Collected data entries

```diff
diff --git a/peekvit_amd/engine.py b/peekvit_amd/engine.py
--- a/peekvit_amd/engine.py
+++ b/peekvit_amd/engine.py
@@ -1128,10 +1128,12 @@
         img = ((img.permute(0, 3, 1, 2).float().div(255.0) - mt) / st).contiguous()
         u8 = False
     x3 = _mode() == "bf16x3" and not u8
-    if _FUSED_PATCH_EMBED and not u8 and not x3 and D <= 512 and K % 64 == 0 and P % 8 == 0 and Hh == Ww and Hh % 4 == 0:
+    wide = (_FUSED_PATCH_EMBED and not u8 and not x3 and D > 512 and Hh == Ww and ops.patch_embed256_supported(B, Cin, Hh, P, D)
+            and (B * Np // 256) * (D // 256) >= 128)
+    if wide or (_FUSED_PATCH_EMBED and not u8 and not x3 and D <= 512 and K % 64 == 0 and P % 8 == 0 and Hh == Ww and Hh % 4 == 0):
         tokens = torch.empty((B, S, D), dtype=torch.float32, device=dev)
         pos = _f32(model.encoder.pos_embedding).view(-1, D)
-        ops.patch_embed(img, bf16_weight(model.conv_proj.weight).view(D, K), _f32(model.conv_proj.bias), pos, tokens, P, n_special)
+        (ops.patch_embed256 if wide else ops.patch_embed)(img, bf16_weight(model.conv_proj.weight).view(D, K), _f32(model.conv_proj.bias), pos, tokens, P, n_special)
         special = _f32(model.class_tokens).view(-1, D)
         if model.num_registers > 0:
             special = torch.cat([special, _f32(model.register_tokens).view(-1, D)], dim=0)
diff --git a/peekvit_amd/ops.py b/peekvit_amd/ops.py
--- a/peekvit_amd/ops.py
+++ b/peekvit_amd/ops.py
@@ -163,6 +163,27 @@
     with _timed("pv_gemm_bf16", x.device, 2.0 * M * D * w.shape[1], 4.0 * x.numel() + 2.0 * w.numel() + 4.0 * M * D, member=(D, w.shape[1], _lib.PV_EPI_BIAS_POS_F32)):
         check(_lib.load().pv_patch_embed_f32(_ptr(x), _ptr(w), _ptr(bias), _ptr(pos), _ptr(tokens), B, Cc, H, patch, D, S, row_off, _flag(x.device), _stream(x)),
               "pv_patch_embed_f32")
+    _count()
+    return tokens
+
+
+def patch_embed256_supported(B: int, Cc: int, R: int, patch: int, D: int) -> bool:
+    if patch <= 0 or R % patch or patch % 8:
+        return False
+    K, M = Cc * patch * patch, B * (R // patch) ** 2
+    return K % 128 == 0 and 256 <= K <= 65536 and D % 256 == 0 and M % 256 == 0
+
+
+def patch_embed256(x: torch.Tensor, w: torch.Tensor, bias: Optional[torch.Tensor], pos: torch.Tensor, tokens: torch.Tensor, patch: int, row_off: int) -> torch.Tensor:
+    _chk(x, torch.float32, "x"); _chk(w, _lib.operand_dtype(), "w"); _chk(pos, torch.float32, "pos"); _chk(tokens, torch.float32, "tokens")
+    B, Cc, H, W = x.shape
+    _, S, D = tokens.shape
+    if H != W or w.shape != (D, Cc * patch * patch) or pos.shape[1] != D or pos.shape[0] < row_off + (H // patch) ** 2 or tokens.shape[0] != B:
+        raise _lib.PeekvitHipError(f"patch_embed256: shapes x {tuple(x.shape)}, w {tuple(w.shape)}, pos {tuple(pos.shape)}, tokens {tuple(tokens.shape)}")
+    M = B * (H // patch) ** 2
+    with _timed("pv_patch_embed256_f32", x.device, 2.0 * M * D * w.shape[1], 4.0 * x.numel() + 4.0 * M * D + 2.0 * w.numel()):
+        check(_lib.load().pv_patch_embed256_f32(_ptr(x), _ptr(w), _ptr(bias), _ptr(pos), _ptr(tokens), B, Cc, H, patch, D, S, row_off, _flag(x.device), _stream(x)),
+              "pv_patch_embed256_f32")
     _count()
     return tokens
 
```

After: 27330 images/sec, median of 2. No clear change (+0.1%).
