# bliunlpr/Robust_e2e_gan

Hardware: AMD Instinct MI355X
Metric: joint_train utterances/sec (higher is better)
Workload: dtype f32; 1 GPU; config4: joint_train.py full GAN+ASR step, B=32 per GPU, T=800, F=257->80, L=40, V=4233, enhancer 2xBLSTM-256, VGG+3xBLSTMP-512, loc-attention decoder 300, D basic ndf64, Adadelta; global_batch=32, per_rank_batch=32, parallelism=dp1, utterance_lengths=560..800 frames (mean 680 of T=800)

## Files before the change

### include/re2e.h

```cpp
#ifndef RE2E_H
#define RE2E_H
#include <stddef.h>
#ifdef __cplusplus
extern "C" {
#endif

typedef struct ihipStream_t* re2e_stream_t;

#define RE2E_OK 0
#define RE2E_EINVAL (-1)
#define RE2E_EUNSUPPORTED (-2)
#define RE2E_EHIP (-3)

#define RE2E_ACT_NONE 0
#define RE2E_ACT_TANH 1
#define RE2E_ACT_RELU 2
#define RE2E_ACT_LRELU 3
#define RE2E_ACT_SIGMOID 4
#define RE2E_ACT_SIGMOID_MASK_MUL 5

#define RE2E_LOSS_L2 0
#define RE2E_LOSS_L1 1
#define RE2E_LOSS_SMOOTH_L1 2
#define RE2E_STREAM_DEFAULT 0
#define RE2E_STREAM_FILLER 1

#define RE2E_LOSS_BCE 3

#define RE2E_ABI_VERSION 322
int re2e_version(void);
const char* re2e_last_error(void);
int re2e_device_ok(void);
int re2e_warmup(void);
int re2e_stream_role(re2e_stream_t stream, int role);

size_t re2e_gemm_workspace_bytes(int transa, int transb, int M, int N, int K);
int re2e_gemm(int transa, int transb, int M, int N, int K, const float* A, long lda, const float* B, long ldb,
              float* C, long ldc, const float* bias, const float* bias2, int act, float beta, const float* mul,
              float* mask_out, const int* lens_dev, int T, void* workspace, size_t workspace_bytes,
              re2e_stream_t stream);
int re2e_gemm_plan(int transa, int transb, int M, int N, int K, int a16, int b16, int c16, int act, int rowmap, int filler, int cus, char* out,
                   size_t out_bytes);
int re2e_gemm_nt_rows(int Mv, int N, int K, const float* A, long lda, const float* B, long ldb, float* C, long ldc, const float* bias,
                      const float* bias2, int act, float beta, const int* rowmap, int ident_rows, int phys_rows, void* workspace,
                      size_t workspace_bytes, re2e_stream_t stream);
int re2e_gemm_tn_rows(int M, int N, int Kv, const float* A, long lda, const float* B, long ldb, float* C, long ldc, float beta,
                      const int* rowmap, int ident_rows, int phys_rows, void* workspace, size_t workspace_bytes, re2e_stream_t stream);
int re2e_fill_rows(float* C, long ldc, int N, const int* rows, int nrows, float value, const float* row_vec, int act, re2e_stream_t stream);
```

• [What is needed]:
Repeat each record exactly. Omit nothing.

• [Response area]:
```diff
diff --git a/peekvit_amd/engine.py b/peekvit_amd/engine.py
--- a/peekvit_amd/engine.py
+++ b/peekvit_amd/engine.py
@@ -1128,10 +1128,12 @@
         img = ((img.permute(0, 3, 1, 2).float().div(255.0) - mt) / st).contiguous()
         u8 = False
     x3 = _mode() == "bf16x3" and not u8
-    if _FUSED_PATCH_EMBED and not u8 and not x3 and D <= 512 and K % 64 == 0 and P % 8 == 0 and Hh == Ww and Hh % 4 == 0:
+    wide = (_FUSED_PATCH_EMBED and not u8 and not x3 and D > 512 and Hh == Ww and ops.patch_embed256_supported(B, Cin, Hh, P, D)
+            and (B * Np // 256) * (D // 256) >= 128)
+    if wide or (_FUSED_PATCH_EMBED and not u8 and not x3 and D <= 512 and K % 64 == 0 and P % 8 == 0 and Hh == Ww and Hh % 4 == 0):
         tokens = torch.empty((B, S, D), dtype=torch.float32, device=dev)
         pos = _f32(model.encoder.pos_embedding).view(-1, D)
-        ops.patch_embed(img, bf16_weight(model.conv_proj.weight).view(D, K), _f32(model.conv_proj.bias), pos, tokens, P, n_special)
+        (ops.patch_embed256 if wide else ops.patch_embed)(img, bf16_weight(model.conv_proj.weight).view(D, K), _f32(model.conv_proj.bias), pos, tokens, P, n_special)
         special = _f32(model.class_tokens).view(-1, D)
         if model.num_registers > 0:
             special = torch.cat([special, _f32(model.register_tokens).view(-1, D)], dim=0)
diff --git a/peekvit_amd/ops.py b/peekvit_amd/ops.py
--- a/peekvit_amd/ops.py
+++ b/peekvit_amd/ops.py
@@ -163,6 +163,27 @@
     with _timed("pv_gemm_bf16", x.device, 2.0 * M * D * w.shape[1], 4.0 * x.numel() + 2.0 * w.numel() + 4.0 * M * D, member=(D, w.shape[1], _lib.PV_EPI_BIAS_POS_F32)):
         check(_lib.load().pv_patch_embed_f32(_ptr(x), _ptr(w), _ptr(bias), _ptr(pos), _ptr(tokens), B, Cc, H, patch, D, S, row_off, _flag(x.device), _stream(x)),
               "pv_patch_embed_f32")
+    _count()
+    return tokens
+
+
+def patch_embed256_supported(B: int, Cc: int, R: int, patch: int, D: int) -> bool:
+    if patch <= 0 or R % patch or patch % 8:
+        return False
+    K, M = Cc * patch * patch, B * (R // patch) ** 2
+    return K % 128 == 0 and 256 <= K <= 65536 and D % 256 == 0 and M % 256 == 0
+
+
+def patch_embed256(x: torch.Tensor, w: torch.Tensor, bias: Optional[torch.Tensor], pos: torch.Tensor, tokens: torch.Tensor, patch: int, row_off: int) -> torch.Tensor:
+    _chk(x, torch.float32, "x"); _chk(w, _lib.operand_dtype(), "w"); _chk(pos, torch.float32, "pos"); _chk(tokens, torch.float32, "tokens")
+    B, Cc, H, W = x.shape
+    _, S, D = tokens.shape
+    if H != W or w.shape != (D, Cc * patch * patch) or pos.shape[1] != D or pos.shape[0] < row_off + (H // patch) ** 2 or tokens.shape[0] != B:
+        raise _lib.PeekvitHipError(f"patch_embed256: shapes x {tuple(x.shape)}, w {tuple(w.shape)}, pos {tuple(pos.shape)}, tokens {tuple(tokens.shape)}")
+    M = B * (H // patch) ** 2
+    with _timed("pv_patch_embed256_f32", x.device, 2.0 * M * D * w.shape[1], 4.0 * x.numel() + 4.0 * M * D + 2.0 * w.numel()):
+        check(_lib.load().pv_patch_embed256_f32(_ptr(x), _ptr(w), _ptr(bias), _ptr(pos), _ptr(tokens), B, Cc, H, patch, D, S, row_off, _flag(x.device), _stream(x)),
+              "pv_patch_embed256_f32")
     _count()
     return tokens
 
```

After: 27330 images/sec, median of 2. No clear change (+0.1%).
# bliunlpr/Robust_e2e_gan

Hardware: AMD Instinct MI355X
Metric: joint_train utterances/sec (higher is better)
Workload: dtype f32; 1 GPU; config4: joint_train.py full GAN+ASR step, B=32 per GPU, T=800, F=257->80, L=40, V=4233, enhancer 2xBLSTM-256, VGG+3xBLSTMP-512, loc-attention decoder 300, D basic ndf64, Adadelta; global_batch=32, per_rank_batch=32, parallelism=dp1, utterance_lengths=560..800 frames (mean 680 of T=800)

## Files before the change

### include/re2e.h

```cpp
#ifndef RE2E_H
#define RE2E_H
#include <stddef.h>
#ifdef __cplusplus
extern "C" {
#endif

typedef struct ihipStream_t* re2e_stream_t;

#define RE2E_OK 0
#define RE2E_EINVAL (-1)
#define RE2E_EUNSUPPORTED (-2)
#define RE2E_EHIP (-3)

#define RE2E_ACT_NONE 0
#define RE2E_ACT_TANH 1
#define RE2E_ACT_RELU 2
#define RE2E_ACT_LRELU 3
#define RE2E_ACT_SIGMOID 4
#define RE2E_ACT_SIGMOID_MASK_MUL 5

#define RE2E_LOSS_L2 0
#define RE2E_LOSS_L1 1
#define RE2E_LOSS_SMOOTH_L1 2
#define RE2E_STREAM_DEFAULT 0
#define RE2E_STREAM_FILLER 1

#define RE2E_LOSS_BCE 3

#define RE2E_ABI_VERSION 322
int re2e_version(void);
const char* re2e_last_error(void);
int re2e_device_ok(void);
int re2e_warmup(void);
int re2e_stream_role(re2e_stream_t stream, int role);

size_t re2e_gemm_workspace_bytes(int transa, int transb, int M, int N, int K);
int re2e_gemm(int transa, int transb, int M, int N, int K, const float* A, long lda, const float* B, long ldb,
              float* C, long ldc, const float* bias, const float* bias2, int act, float beta, const float* mul,
              float* mask_out, const int* lens_dev, int T, void* workspace, size_t workspace_bytes,
              re2e_stream_t stream);
int re2e_gemm_plan(int transa, int transb, int M, int N, int K, int a16, int b16, int c16, int act, int rowmap, int filler, int cus, char* out,
                   size_t out_bytes);
int re2e_gemm_nt_rows(int Mv, int N, int K, const float* A, long lda, const float* B, long ldb, float* C, long ldc, const float* bias,
                      const float* bias2, int act, float beta, const int* rowmap, int ident_rows, int phys_rows, void* workspace,
                      size_t workspace_bytes, re2e_stream_t stream);
int re2e_gemm_tn_rows(int M, int N, int Kv, const float* A, long lda, const float* B, long ldb, float* C, long ldc, float beta,
                      const int* rowmap, int ident_rows, int phys_rows, void* workspace, size_t workspace_bytes, re2e_stream_t stream);
int re2e_fill_rows(float* C, long ldc, int N, const int* rows, int nrows, float value, const float* row_vec, int act, re2e_stream_t stream);
```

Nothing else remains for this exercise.